(Stored records)
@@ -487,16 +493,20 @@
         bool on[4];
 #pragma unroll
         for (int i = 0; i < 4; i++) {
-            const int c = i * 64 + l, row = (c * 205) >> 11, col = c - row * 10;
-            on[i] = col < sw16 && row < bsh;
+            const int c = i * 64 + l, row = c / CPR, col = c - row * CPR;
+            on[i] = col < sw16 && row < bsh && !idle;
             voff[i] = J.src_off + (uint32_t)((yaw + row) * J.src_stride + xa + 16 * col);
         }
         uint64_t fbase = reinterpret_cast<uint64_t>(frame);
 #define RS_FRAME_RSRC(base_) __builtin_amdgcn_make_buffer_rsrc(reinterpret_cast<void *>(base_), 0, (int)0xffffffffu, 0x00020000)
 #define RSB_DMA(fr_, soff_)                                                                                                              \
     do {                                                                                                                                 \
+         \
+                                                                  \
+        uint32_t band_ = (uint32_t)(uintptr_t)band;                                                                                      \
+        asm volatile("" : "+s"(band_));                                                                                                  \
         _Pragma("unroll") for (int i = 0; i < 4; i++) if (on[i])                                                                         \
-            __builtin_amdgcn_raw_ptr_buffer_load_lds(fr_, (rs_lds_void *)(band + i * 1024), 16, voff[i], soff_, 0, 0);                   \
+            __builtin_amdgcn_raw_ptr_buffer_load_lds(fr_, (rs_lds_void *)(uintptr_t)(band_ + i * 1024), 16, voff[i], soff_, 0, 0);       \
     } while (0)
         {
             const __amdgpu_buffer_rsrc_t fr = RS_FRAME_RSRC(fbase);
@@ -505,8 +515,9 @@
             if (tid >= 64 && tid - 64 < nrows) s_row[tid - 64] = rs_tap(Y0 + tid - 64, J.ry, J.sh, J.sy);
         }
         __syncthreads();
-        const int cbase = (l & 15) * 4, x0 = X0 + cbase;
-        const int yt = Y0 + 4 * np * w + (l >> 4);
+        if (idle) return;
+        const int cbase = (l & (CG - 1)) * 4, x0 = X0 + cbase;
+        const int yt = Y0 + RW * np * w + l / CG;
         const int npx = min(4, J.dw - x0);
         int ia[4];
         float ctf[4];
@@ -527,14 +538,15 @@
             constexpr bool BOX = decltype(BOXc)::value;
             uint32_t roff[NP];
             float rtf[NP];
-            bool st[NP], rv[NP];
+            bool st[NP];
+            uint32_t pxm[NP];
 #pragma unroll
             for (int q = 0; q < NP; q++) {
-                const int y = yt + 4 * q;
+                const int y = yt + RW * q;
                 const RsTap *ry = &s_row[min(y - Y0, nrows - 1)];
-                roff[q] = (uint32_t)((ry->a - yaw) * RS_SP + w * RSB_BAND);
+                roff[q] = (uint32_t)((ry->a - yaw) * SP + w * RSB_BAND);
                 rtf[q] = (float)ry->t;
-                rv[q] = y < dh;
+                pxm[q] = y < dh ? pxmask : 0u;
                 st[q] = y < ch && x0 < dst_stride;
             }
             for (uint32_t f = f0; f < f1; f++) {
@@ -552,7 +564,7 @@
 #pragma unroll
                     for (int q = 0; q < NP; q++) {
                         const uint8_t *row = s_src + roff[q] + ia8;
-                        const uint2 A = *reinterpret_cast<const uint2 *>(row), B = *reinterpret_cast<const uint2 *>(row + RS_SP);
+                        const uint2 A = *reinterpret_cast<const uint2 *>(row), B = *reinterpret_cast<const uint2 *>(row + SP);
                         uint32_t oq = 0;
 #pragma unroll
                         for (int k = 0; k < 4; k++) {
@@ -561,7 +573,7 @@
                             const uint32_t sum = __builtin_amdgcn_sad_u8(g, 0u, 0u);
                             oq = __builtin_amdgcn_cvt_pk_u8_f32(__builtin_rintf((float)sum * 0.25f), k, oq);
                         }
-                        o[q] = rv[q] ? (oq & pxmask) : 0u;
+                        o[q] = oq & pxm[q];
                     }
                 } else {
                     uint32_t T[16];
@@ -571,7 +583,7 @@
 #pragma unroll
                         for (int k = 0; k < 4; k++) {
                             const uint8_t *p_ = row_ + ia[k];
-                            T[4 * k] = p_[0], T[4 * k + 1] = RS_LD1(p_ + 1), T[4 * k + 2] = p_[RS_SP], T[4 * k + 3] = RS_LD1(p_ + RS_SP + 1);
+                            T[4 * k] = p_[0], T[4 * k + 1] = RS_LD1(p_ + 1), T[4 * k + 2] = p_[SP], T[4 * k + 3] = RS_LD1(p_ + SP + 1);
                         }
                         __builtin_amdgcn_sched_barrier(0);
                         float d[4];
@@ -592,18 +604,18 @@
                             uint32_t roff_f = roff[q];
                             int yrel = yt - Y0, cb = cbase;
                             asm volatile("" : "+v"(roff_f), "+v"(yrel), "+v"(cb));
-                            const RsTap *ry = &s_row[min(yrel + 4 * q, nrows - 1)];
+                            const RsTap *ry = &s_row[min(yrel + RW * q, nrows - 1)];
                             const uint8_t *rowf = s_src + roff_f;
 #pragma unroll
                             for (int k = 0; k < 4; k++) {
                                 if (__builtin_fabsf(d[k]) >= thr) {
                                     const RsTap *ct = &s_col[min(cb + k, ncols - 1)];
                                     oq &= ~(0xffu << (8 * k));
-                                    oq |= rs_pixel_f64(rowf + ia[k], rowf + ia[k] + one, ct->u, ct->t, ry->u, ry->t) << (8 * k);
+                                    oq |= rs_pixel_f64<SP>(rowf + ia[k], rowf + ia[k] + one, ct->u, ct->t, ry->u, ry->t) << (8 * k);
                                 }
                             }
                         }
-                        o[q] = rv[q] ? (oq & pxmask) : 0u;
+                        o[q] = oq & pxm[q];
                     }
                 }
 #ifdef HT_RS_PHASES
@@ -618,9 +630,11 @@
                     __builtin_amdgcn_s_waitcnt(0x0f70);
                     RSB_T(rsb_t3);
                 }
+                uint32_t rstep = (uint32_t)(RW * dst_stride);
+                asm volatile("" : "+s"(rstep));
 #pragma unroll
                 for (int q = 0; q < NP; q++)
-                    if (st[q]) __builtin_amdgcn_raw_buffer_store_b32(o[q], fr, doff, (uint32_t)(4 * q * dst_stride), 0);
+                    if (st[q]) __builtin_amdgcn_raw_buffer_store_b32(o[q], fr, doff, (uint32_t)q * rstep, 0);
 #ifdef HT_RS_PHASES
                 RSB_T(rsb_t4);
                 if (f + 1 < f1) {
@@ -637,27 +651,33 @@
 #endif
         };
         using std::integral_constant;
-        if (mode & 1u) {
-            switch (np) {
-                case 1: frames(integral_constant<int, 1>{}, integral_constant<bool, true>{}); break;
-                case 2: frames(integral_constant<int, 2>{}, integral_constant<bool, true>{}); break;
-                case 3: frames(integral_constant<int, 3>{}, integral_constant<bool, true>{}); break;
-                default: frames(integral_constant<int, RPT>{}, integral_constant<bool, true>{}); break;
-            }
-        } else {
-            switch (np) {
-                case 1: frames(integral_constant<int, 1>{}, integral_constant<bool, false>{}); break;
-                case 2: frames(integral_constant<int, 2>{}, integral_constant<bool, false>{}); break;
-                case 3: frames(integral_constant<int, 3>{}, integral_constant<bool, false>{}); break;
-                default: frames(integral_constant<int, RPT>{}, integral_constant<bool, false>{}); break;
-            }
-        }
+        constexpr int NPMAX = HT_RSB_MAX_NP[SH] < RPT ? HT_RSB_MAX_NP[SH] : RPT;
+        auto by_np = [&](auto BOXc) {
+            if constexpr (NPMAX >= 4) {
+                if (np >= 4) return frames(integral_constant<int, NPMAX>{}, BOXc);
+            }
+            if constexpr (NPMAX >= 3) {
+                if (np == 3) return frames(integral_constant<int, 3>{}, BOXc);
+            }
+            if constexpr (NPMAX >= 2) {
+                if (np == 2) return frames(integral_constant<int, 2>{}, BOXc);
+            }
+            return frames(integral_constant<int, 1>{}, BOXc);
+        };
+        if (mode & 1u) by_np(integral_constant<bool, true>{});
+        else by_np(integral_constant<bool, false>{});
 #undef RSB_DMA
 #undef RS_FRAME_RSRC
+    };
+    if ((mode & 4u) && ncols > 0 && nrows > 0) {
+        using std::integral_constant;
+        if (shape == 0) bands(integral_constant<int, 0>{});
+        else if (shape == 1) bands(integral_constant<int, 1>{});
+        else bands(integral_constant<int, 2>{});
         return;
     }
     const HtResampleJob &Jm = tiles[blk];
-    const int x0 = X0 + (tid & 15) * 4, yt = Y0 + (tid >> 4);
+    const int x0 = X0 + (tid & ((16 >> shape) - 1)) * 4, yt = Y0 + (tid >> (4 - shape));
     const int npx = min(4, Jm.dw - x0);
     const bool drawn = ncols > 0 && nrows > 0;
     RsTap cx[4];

--

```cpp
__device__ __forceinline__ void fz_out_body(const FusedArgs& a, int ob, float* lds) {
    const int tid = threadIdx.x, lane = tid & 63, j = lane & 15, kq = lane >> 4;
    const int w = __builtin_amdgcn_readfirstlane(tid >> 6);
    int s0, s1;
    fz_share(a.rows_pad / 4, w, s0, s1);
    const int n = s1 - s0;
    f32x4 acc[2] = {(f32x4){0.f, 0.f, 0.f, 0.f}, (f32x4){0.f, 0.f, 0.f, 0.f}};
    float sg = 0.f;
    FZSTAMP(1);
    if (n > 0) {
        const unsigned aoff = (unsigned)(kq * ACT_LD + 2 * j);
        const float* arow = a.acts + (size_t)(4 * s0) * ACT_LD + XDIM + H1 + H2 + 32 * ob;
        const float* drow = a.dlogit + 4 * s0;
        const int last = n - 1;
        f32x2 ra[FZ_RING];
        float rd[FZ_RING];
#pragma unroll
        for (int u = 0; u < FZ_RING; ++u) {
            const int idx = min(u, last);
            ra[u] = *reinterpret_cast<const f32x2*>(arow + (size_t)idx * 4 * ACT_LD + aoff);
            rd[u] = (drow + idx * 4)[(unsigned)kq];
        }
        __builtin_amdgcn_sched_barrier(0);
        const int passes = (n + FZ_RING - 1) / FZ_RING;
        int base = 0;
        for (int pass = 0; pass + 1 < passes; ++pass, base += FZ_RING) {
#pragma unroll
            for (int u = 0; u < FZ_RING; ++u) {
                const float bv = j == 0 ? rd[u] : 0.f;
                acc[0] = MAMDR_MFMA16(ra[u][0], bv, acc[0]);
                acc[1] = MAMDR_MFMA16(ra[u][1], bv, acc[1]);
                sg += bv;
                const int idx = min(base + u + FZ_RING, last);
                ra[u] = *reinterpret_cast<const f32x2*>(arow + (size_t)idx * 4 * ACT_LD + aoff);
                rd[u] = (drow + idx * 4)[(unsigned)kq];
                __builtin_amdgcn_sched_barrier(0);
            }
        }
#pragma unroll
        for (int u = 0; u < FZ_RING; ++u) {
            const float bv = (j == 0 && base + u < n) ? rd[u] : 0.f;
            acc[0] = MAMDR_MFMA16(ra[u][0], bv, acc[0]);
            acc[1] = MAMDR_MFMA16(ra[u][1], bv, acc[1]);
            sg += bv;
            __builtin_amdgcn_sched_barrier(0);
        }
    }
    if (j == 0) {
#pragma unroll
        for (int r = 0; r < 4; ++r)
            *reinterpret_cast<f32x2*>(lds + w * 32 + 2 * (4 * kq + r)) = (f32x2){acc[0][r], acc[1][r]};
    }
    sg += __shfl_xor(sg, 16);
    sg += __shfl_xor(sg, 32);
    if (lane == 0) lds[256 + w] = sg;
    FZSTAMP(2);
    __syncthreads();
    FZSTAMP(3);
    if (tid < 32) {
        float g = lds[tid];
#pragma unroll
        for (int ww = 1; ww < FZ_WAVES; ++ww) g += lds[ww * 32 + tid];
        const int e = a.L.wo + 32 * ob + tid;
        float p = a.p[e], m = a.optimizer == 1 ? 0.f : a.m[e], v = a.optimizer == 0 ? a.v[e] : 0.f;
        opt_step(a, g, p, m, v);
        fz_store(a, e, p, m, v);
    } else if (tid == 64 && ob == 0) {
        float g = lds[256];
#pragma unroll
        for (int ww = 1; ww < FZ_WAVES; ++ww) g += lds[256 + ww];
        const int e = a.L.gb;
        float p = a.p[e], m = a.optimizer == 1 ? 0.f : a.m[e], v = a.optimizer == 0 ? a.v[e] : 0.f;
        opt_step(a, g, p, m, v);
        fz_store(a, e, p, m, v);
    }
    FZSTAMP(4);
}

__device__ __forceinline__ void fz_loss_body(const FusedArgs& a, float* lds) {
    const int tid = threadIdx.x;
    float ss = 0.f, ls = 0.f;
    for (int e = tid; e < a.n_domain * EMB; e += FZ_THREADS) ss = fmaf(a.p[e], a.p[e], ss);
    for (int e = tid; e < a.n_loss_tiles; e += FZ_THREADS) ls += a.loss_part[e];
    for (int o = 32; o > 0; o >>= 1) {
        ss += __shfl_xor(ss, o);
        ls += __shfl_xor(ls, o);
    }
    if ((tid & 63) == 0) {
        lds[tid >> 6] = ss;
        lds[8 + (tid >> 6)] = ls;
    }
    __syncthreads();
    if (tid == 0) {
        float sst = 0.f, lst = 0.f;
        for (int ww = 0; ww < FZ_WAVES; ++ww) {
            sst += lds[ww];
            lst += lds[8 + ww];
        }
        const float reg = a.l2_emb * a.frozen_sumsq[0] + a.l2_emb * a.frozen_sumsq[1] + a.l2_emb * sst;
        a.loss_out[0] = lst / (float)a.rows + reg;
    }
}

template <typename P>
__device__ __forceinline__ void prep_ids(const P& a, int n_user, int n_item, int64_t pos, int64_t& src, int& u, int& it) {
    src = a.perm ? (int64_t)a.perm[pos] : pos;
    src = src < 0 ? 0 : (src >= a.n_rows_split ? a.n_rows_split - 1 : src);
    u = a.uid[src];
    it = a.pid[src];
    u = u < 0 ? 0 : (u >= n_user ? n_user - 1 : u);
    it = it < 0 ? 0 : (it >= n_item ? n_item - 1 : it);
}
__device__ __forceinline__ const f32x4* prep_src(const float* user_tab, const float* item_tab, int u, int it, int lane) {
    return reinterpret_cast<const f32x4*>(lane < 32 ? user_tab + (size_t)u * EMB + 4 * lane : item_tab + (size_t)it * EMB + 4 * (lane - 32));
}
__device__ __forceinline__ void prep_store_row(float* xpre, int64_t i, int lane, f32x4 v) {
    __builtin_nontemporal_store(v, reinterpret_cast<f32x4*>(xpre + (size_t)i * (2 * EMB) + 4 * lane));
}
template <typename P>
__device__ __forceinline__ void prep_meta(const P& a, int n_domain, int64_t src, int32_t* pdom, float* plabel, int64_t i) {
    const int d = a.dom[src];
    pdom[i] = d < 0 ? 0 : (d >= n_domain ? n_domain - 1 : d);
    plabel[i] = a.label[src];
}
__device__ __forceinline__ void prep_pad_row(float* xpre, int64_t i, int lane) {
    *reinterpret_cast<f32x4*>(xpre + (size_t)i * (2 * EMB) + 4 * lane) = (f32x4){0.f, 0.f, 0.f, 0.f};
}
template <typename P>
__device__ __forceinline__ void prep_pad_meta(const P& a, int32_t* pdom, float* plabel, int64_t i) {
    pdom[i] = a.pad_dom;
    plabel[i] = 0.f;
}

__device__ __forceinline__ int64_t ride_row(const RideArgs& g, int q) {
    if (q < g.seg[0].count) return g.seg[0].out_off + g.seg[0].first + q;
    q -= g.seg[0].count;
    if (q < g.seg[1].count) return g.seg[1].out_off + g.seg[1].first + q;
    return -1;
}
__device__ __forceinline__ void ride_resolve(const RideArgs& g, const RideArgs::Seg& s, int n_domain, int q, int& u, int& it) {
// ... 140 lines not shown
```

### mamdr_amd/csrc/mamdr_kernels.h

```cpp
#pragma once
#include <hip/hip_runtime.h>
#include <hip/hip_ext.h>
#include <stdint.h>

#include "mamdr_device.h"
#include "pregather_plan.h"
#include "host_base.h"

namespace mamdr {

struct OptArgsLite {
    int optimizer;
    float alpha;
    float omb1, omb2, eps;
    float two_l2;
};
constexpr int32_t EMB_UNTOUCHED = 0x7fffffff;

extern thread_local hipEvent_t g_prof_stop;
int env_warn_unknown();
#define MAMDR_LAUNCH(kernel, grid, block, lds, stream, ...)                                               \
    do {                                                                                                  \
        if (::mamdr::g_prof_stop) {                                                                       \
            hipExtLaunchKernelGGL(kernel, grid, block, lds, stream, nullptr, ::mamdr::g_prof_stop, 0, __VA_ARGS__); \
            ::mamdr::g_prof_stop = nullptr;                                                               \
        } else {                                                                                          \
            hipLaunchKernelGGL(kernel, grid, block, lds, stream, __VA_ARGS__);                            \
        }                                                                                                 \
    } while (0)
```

==

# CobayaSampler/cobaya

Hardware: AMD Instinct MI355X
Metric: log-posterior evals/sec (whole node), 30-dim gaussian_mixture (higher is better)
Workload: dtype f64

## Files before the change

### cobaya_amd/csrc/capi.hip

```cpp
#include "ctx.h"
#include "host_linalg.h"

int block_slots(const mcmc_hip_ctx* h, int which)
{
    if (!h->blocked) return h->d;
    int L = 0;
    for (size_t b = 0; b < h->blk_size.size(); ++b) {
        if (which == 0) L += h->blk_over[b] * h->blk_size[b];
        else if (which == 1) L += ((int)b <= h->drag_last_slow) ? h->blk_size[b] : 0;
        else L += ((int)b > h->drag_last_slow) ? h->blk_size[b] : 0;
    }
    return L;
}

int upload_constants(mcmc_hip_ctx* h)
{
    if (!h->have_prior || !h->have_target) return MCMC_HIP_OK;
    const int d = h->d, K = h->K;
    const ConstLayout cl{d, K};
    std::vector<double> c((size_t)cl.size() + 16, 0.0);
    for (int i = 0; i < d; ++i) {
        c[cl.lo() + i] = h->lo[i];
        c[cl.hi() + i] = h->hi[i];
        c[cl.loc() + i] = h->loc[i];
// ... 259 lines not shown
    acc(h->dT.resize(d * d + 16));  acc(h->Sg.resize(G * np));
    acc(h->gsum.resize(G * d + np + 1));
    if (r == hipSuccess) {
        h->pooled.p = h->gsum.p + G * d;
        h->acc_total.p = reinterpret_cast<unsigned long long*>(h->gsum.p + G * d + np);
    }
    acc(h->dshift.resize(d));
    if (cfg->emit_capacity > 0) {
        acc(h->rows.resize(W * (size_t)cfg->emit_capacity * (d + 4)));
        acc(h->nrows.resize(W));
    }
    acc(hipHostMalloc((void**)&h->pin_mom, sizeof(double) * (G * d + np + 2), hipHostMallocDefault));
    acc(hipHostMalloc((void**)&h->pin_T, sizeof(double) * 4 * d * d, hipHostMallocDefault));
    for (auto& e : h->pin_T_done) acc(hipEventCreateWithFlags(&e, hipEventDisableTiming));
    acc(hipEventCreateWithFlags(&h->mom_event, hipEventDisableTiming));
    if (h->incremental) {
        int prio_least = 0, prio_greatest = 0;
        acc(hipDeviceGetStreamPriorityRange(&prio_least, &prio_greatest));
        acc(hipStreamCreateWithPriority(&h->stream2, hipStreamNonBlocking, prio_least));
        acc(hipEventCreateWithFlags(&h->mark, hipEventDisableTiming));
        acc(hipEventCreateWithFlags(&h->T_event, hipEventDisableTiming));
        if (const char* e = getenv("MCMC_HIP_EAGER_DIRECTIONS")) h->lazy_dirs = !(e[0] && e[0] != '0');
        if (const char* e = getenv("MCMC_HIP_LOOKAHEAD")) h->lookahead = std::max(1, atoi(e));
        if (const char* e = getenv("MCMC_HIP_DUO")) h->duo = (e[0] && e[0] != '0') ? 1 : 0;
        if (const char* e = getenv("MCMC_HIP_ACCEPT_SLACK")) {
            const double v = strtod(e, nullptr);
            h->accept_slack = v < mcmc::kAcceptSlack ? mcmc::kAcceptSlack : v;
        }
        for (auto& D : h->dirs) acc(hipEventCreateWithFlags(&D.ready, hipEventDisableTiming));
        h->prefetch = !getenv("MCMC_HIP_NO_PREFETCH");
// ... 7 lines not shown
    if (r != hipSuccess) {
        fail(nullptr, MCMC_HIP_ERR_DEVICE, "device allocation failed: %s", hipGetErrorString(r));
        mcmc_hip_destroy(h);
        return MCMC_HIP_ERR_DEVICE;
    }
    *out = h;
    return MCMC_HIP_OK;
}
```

● Exercise brief: In the lines above, locate the string "hipHostMallocDefault". Copy every line where it occurs.

● Completed task:
    acc(hipHostMalloc((void**)&h->pin_mom, sizeof(double) * (G * d + np + 2), hipHostMallocDefault));
    acc(hipHostMalloc((void**)&h->pin_T, sizeof(double) * 4 * d * d, hipHostMallocDefault));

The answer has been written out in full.